→ Aim of the exercise
Check every line of the material for the word "awidth". Copy those that have it.

→ Data

::::::

#pragma unroll
  for (int i = 0; i < 2 * SLOT / 4096; ++i)
    *reinterpret_cast<uint4*>(smem + i * 4096 + tid * 16) = make_uint4(0, 0, 0, 0);

  bf16x8_t qf[NKS], df[NKS];
  {
    const unsigned short* Qp = a.q + b * a.q_sb + hq * a.q_sh + (long)qc * a.q_ss + 8 * hh;
    const unsigned short* Dp = a.dout + b * a.do_sb + hq * a.do_sh + (long)qc * a.do_ss + 8 * hh;
#pragma unroll
    for (int ks = 0; ks < NKS; ++ks) {
      qf[ks] = __builtin_bit_cast(bf16x8_t, gload16(Qp + 16 * ks));
      df[ks] = __builtin_bit_cast(bf16x8_t, gload16(Dp + 16 * ks));
    }
  }
  const long rc = ((long)b * a.Hq + hq) * a.S + qc;
  const float nlse2 = -a.lse[rc] * LOG2E;
  float dlt;
  if (a.o != nullptr) {
    const unsigned short* Op = a.o + b * a.o_sb + hq * a.o_sh + (long)qc * a.o_ss + 8 * hh;
    float acc = 0.f;
#pragma unroll
    for (int ks = 0; ks < NKS; ++ks) {
      const bf16x8_t of = __builtin_bit_cast(bf16x8_t, gload16(Op + 16 * ks));
#pragma unroll
      for (int j = 0; j < 8; ++j) acc += (float)of[j] * (float)df[ks][j];
    }
    dlt = xor32_add(acc);
    if (hh == 0 && my_q < a.S) a.delta_w[rc] = dlt;
  } else {
    dlt = a.delta[rc];
  }
  if (hh == 0 && my_q < a.S) {
    a.rck_w[rc] = -a.lse[rc] / a.scale;
    a.rck_w[a.rc_n + rc] = -dlt;
  }
#pragma unroll
  for (int ks = 0; ks < NKS; ++ks) asm volatile("" ::"v"(qf[ks]), "v"(df[ks]));
  asm volatile("" ::"v"(nlse2), "v"(dlt));

  f32x16 dq[NDB];
#pragma unroll
  for (int d = 0; d < NDB; ++d)
#pragma unroll
    for (int i = 0; i < 16; ++i) dq[d][i] = 0.f;

  const int kv_end = CAUSAL ? min(a.S, qblk * DQ_QB + DQ_QB) : a.S;
  const int ntiles = (kv_end + DQ_KB - 1) / DQ_KB;
  int my_start = 0, w_min = 0, w_max = 0, t0 = 0;
  if constexpr (DOC) {
    const int* ds = a.doc + (long)b * a.S;
    my_start = ds[qc];
    w_min = __builtin_amdgcn_readfirstlane(ds[min(q_row0, a.S - 1)]);
    w_max = __builtin_amdgcn_readfirstlane(ds[min(q_row0 + 31, a.S - 1)]);
    t0 = __builtin_amdgcn_readfirstlane(ds[min(qblk * DQ_QB, a.S - 1)]) / DQ_KB;
  }
  const int key_hi = CAUSAL ? qc : a.S - 1;
  int klo[NDB], khi[NDB];
#pragma unroll
  for (int d = 0; d < NDB; ++d) tr_frag_offs<HD>(d * 32, lane, klo[d], khi[d]);
  int kro[NKS], vro[NKS];
#pragma unroll
  for (int ks = 0; ks < NKS; ++ks) {
    kro[ks] = tr_off<HD>(r, 2 * ks + hh);
    vro[ks] = row_off<HD>(r, 2 * ks + hh);
  }

  unsigned vk[PPW], vv[PPW];
#pragma unroll
  for (int i = 0; i < PPW; ++i) {
    const int byte = (i * 4 + wave) * 1024 + lane * 16;
    const int row = byte / ROWB, pch = (byte % ROWB) >> 4;
    vk[i] = (unsigned)((row * a.k_ss + ((pch ^ swz_tr<HD>(row)) << 3)) * 2);
    vv[i] = (unsigned)((row * a.v_ss + ((pch ^ swz_row<HD>(row)) << 3)) * 2);
  }
  const unsigned lds0 = lds_addr(smem);
  int ik0 = t0 * DQ_KB;
  const unsigned short* kc = Kp + (long)ik0 * a.k_ss;
  const unsigned short* vc = Vp + (long)ik0 * a.v_ss;
  const long k_step = (long)DQ_KB * a.k_ss, v_step = (long)DQ_KB * a.v_ss;
  auto issue = [&](auto slot_c) __attribute__((always_inline)) {
    constexpr int SLC = decltype(slot_c)::value;
    const int nk = min(DQ_KB, a.S - ik0);
    i32x4_t rk = buf_rsrc(kc, (unsigned)(((nk - 1) * a.k_ss + HD) * 2));
    i32x4_t rv = buf_rsrc(vc, (unsigned)(((nk - 1) * a.v_ss + HD) * 2));
    asm volatile("s_nop 4" : "+s"(rk), "+s"(rv));
    const unsigned slot = lds0 + (unsigned)(SLC * SLOT) + wave * 1024;
#pragma unroll
    for (int i = 0; i < PPW; ++i) {
      buf_dma16(rk, vk[i], slot + i * 4096);
      buf_dma16(rv, vv[i], slot + TILE + i * 4096);
    }
    ik0 += DQ_KB;
    kc += k_step;
    vc += v_step;
  };

  auto tile = [&](bool need_mask, const unsigned char* Ks, const unsigned char* Vs, int kv0)
                  __attribute__((always_inline)) {
#pragma unroll
    for (int kb = 0; kb < 2; ++kb) {
      f32x16 s, dp;
#pragma unroll
      for (int i = 0; i < 16; ++i) s[i] = dp[i] = 0.f;
#pragma unroll
      for (int ks = 0; ks < NKS; ++ks) {
        s = mfma32(lds_read_b128(Ks, kb * 32 * (HD * 2) + kro[ks]), qf[ks], s);
        dp = mfma32(lds_read_b128(Vs, kb * 32 * (HD * 2) + vro[ks]), df[ks], dp);
      }
      if (need_mask) {
#pragma unroll
        for (int i = 0; i < 16; ++i) {
          const int key = kv0 + kb * 32 + acc_row(i, hh);
          bool ok = key <= key_hi;
          if constexpr (DOC) ok = ok && key >= my_start;
          s[i] = ok ? s[i] : -INFINITY;
        }
      }
      float dsv[16];
#pragma unroll
      for (int i = 0; i < 16; ++i) dsv[i] = fast_exp2(__builtin_fmaf(s[i], a.scale_log2, nlse2)) * (dp[i] - dlt);
#pragma unroll
      for (int st = 0; st < 2; ++st) {
        const bf16x8_t sbf = to_bf16x8(dsv + 8 * st);
#pragma unroll
        for (int d = 0; d < NDB; ++d) dq[d] = mfma32(tr_frag_at<HD>(Ks, kb * 32 + 16 * st, klo[d], khi[d]), sbf, dq[d]);
      }
    }
  };

  __syncthreads();
  auto step = [&](auto slot_c, int t) __attribute__((always_inline)) {
    constexpr int SL = decltype(slot_c)::value;
    vm_wait_n<0>();
    __builtin_amdgcn_s_barrier();
    if (t + 1 < ntiles) issue(std::integral_constant<int, 1 - SL>{});
    const int kv0 = t * DQ_KB;
    bool live = true;
    if constexpr (CAUSAL) live = kv0 <= q_row0 + 31;
    if constexpr (DOC) live = live && kv0 + DQ_KB > w_min;
    if (live) {
      const bool need_mask =
          (CAUSAL && kv0 + DQ_KB - 1 > q_row0) || (kv0 + DQ_KB > a.S) || (DOC && kv0 < w_max);
      tile(need_mask, smem + SL * SLOT, smem + SL * SLOT + TILE, kv0);
    }
  };
  if (t0 < ntiles) issue(std::integral_constant<int, 0>{});
  for (int t = t0; t < ntiles; t += 2) {
    step(std::integral_constant<int, 0>{}, t);
    if (t + 1 < ntiles) step(std::integral_constant<int, 1>{}, t + 1);
  }
  if (my_q < a.S) {
    const long tok = (long)b * a.S + my_q;
    const float *cr = nullptr, *sr = nullptr;
    if (a.cos_t != nullptr) {
      const long p = a.rope_pos ? (long)a.rope_pos[tok] : tok % a.rope_S;
      cr = a.cos_t + p * (HD / 2);
      sr = a.sin_t + p * (HD / 2);
    }
    store_row<HD>(a.dq + tok * a.dq_st + (long)hq * HD, dq, a.scale, hh, cr, sr);
  }
}
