# at-aaims/OmniFed

Hardware: AMD Instinct MI355X
Metric: GB/s device-resident QSGD encode+decode, Llama-400M grads, 1/2/4/8 GPUs (higher is better)
Workload: dtype f32; 1 GPU; llama400m QSGD encode+decode, bit_width 4 (16 levels, int8 wire), philox draws, client weighting fused (alpha = batch_samples = rank + 1), one client per GPU; tensors=183, elements_per_client=401122304, bit_width=4, parallelism=clients1

## Files before the change

omnifed_amd/csrc/omf_qsgd_bracket.hip:

```cpp
#include <algorithm>
#include <cstdlib>

#include "omf_bracket.h"
#include "omf_common.h"
#include "omf_plan.h"
#include "omf_qsgd_dec.h"
#include "omf_qsgd_dev.h"
#include "omf_qsgd_enc.h"

using namespace omf;
using namespace omf::plan_layout;

namespace {

constexpr int kSpecV = 4;
static_assert(kSpecBlk == (int64_t)kSpecV * kThreads * 4, "4096 elements per block");
constexpr int kSpecPerWaveWide = 32;
__host__ __device__ constexpr int spec_slot_words(int pw) { return pw == kSpecPerWave ? kSpecSlot : kWaves * pw; }
constexpr int64_t kSpecExact = 16384;

struct SpecArgs {
  EncArgs e;
  const int64_t* begins;
  const int64_t* sizes;
  const SpecBrItem* br_items;
  const SpecFoldItem* fold_items;
  SpecBracket* br;
  uint64_t* seg_part;
  uint32_t* fold_cnt;
  uint64_t* partials;
  uint32_t* heads;
  uint32_t* slots;
  float4* recs;
  uint32_t* flags;
  uint32_t* status;
  uint64_t* ngran;
  uint64_t wait_ticks;
  uint32_t dbg;
  float divisor;
  float zsig;
  float* xout;
  uint32_t epoch;
  uint32_t wide;
  double* br_part;
  uint64_t* brgran;
  uint32_t* br_cnt;
  int64_t nblocks;
  const void* aq;
  const float* anorm;
  float* aout;
  float alevels, ainv;
  int32_t awidth;
};

template <int AW, bool FULL>
__device__ __forceinline__ int4 acc_load(const void* q, int64_t e, int64_t end) {
  if (AW == 1) {
    const int8_t* q8 = static_cast<const int8_t*>(q);
    if (FULL || e + 4 <= end)
      return make_int4(__builtin_nontemporal_load(reinterpret_cast<const int32_t*>(q8 + e)), 0, 0, 0);
    uint32_t w = 0;
    for (int c = 0; c < 3; ++c)
      if (e + c < end) w |= (uint32_t)(uint8_t)q8[e + c] << (8 * c);
    return make_int4((int32_t)w, 0, 0, 0);
  }
  const int32_t* q32 = static_cast<const int32_t*>(q);
  if (FULL || e + 4 <= end) {
    const i32x4_t t = __builtin_nontemporal_load(reinterpret_cast<const i32x4_t*>(q32 + e));
    return make_int4(t[0], t[1], t[2], t[3]);
  }
  int4 r = make_int4(0, 0, 0, 0);
  if (e < end) r.x = q32[e];
  if (e + 1 < end) r.y = q32[e + 1];
  if (e + 2 < end) r.z = q32[e + 2];
  return r;
}

template <int AW>
__device__ __forceinline__ float4 acc_add4(float4 v, int4 raw, float norm, float alevels, float ainv) {
  int32_t qi[4];
  if (AW == 1) {
    qsgd_split_i8(raw.x, qi);
  } else {
    qi[0] = raw.x; qi[1] = raw.y; qi[2] = raw.z; qi[3] = raw.w;
  }
  float y[4];
#pragma unroll
  for (int c = 0; c < 4; ++c)
    y[c] = ainv != 0.0f ? qsgd_dec_elem<true>(norm, qi[c], alevels, ainv) : qsgd_dec_elem<false>(norm, qi[c], alevels, ainv);
  return make_float4(__fadd_rn(v.x, y[0]), __fadd_rn(v.y, y[1]), __fadd_rn(v.z, y[2]), __fadd_rn(v.w, y[3]));
}

__device__ __forceinline__ float4 br_value(const SpecArgs& a, float4 v, int64_t e, int64_t end, int32_t t) {
  if (!a.aq) return v;
  const float nrm = a.anorm[t];
  if (a.awidth == 32) return acc_add4<4>(v, acc_load<4, false>(a.aq, e, end), nrm, a.alevels, a.ainv);
  return acc_add4<1>(v, acc_load<1, false>(a.aq, e, end), nrm, a.alevels, a.ainv);
}

__device__ __forceinline__ uint32_t spec_hash(uint32_t a, uint32_t b) {
  uint32_t h = a * 0x9E3779B1u ^ (b + 0x7F4A7C15u) * 0x85EBCA77u;
  h ^= h >> 15; h *= 0x2C1B3C6Du; h ^= h >> 12; h *= 0x297A2D39u; h ^= h >> 15;
  return h;
}


__device__ __forceinline__ float4 scale_alpha(float4 v, float alpha) {
  if (alpha != 1.0f) {
    v.x = __fmul_rn(v.x, alpha); v.y = __fmul_rn(v.y, alpha);
    v.z = __fmul_rn(v.z, alpha); v.w = __fmul_rn(v.w, alpha);
  }
  return v;
}
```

::::::

→ Task solution
  int32_t awidth;
  if (a.awidth == 32) return acc_add4<4>(v, acc_load<4, false>(a.aq, e, end), nrm, a.alevels, a.ainv);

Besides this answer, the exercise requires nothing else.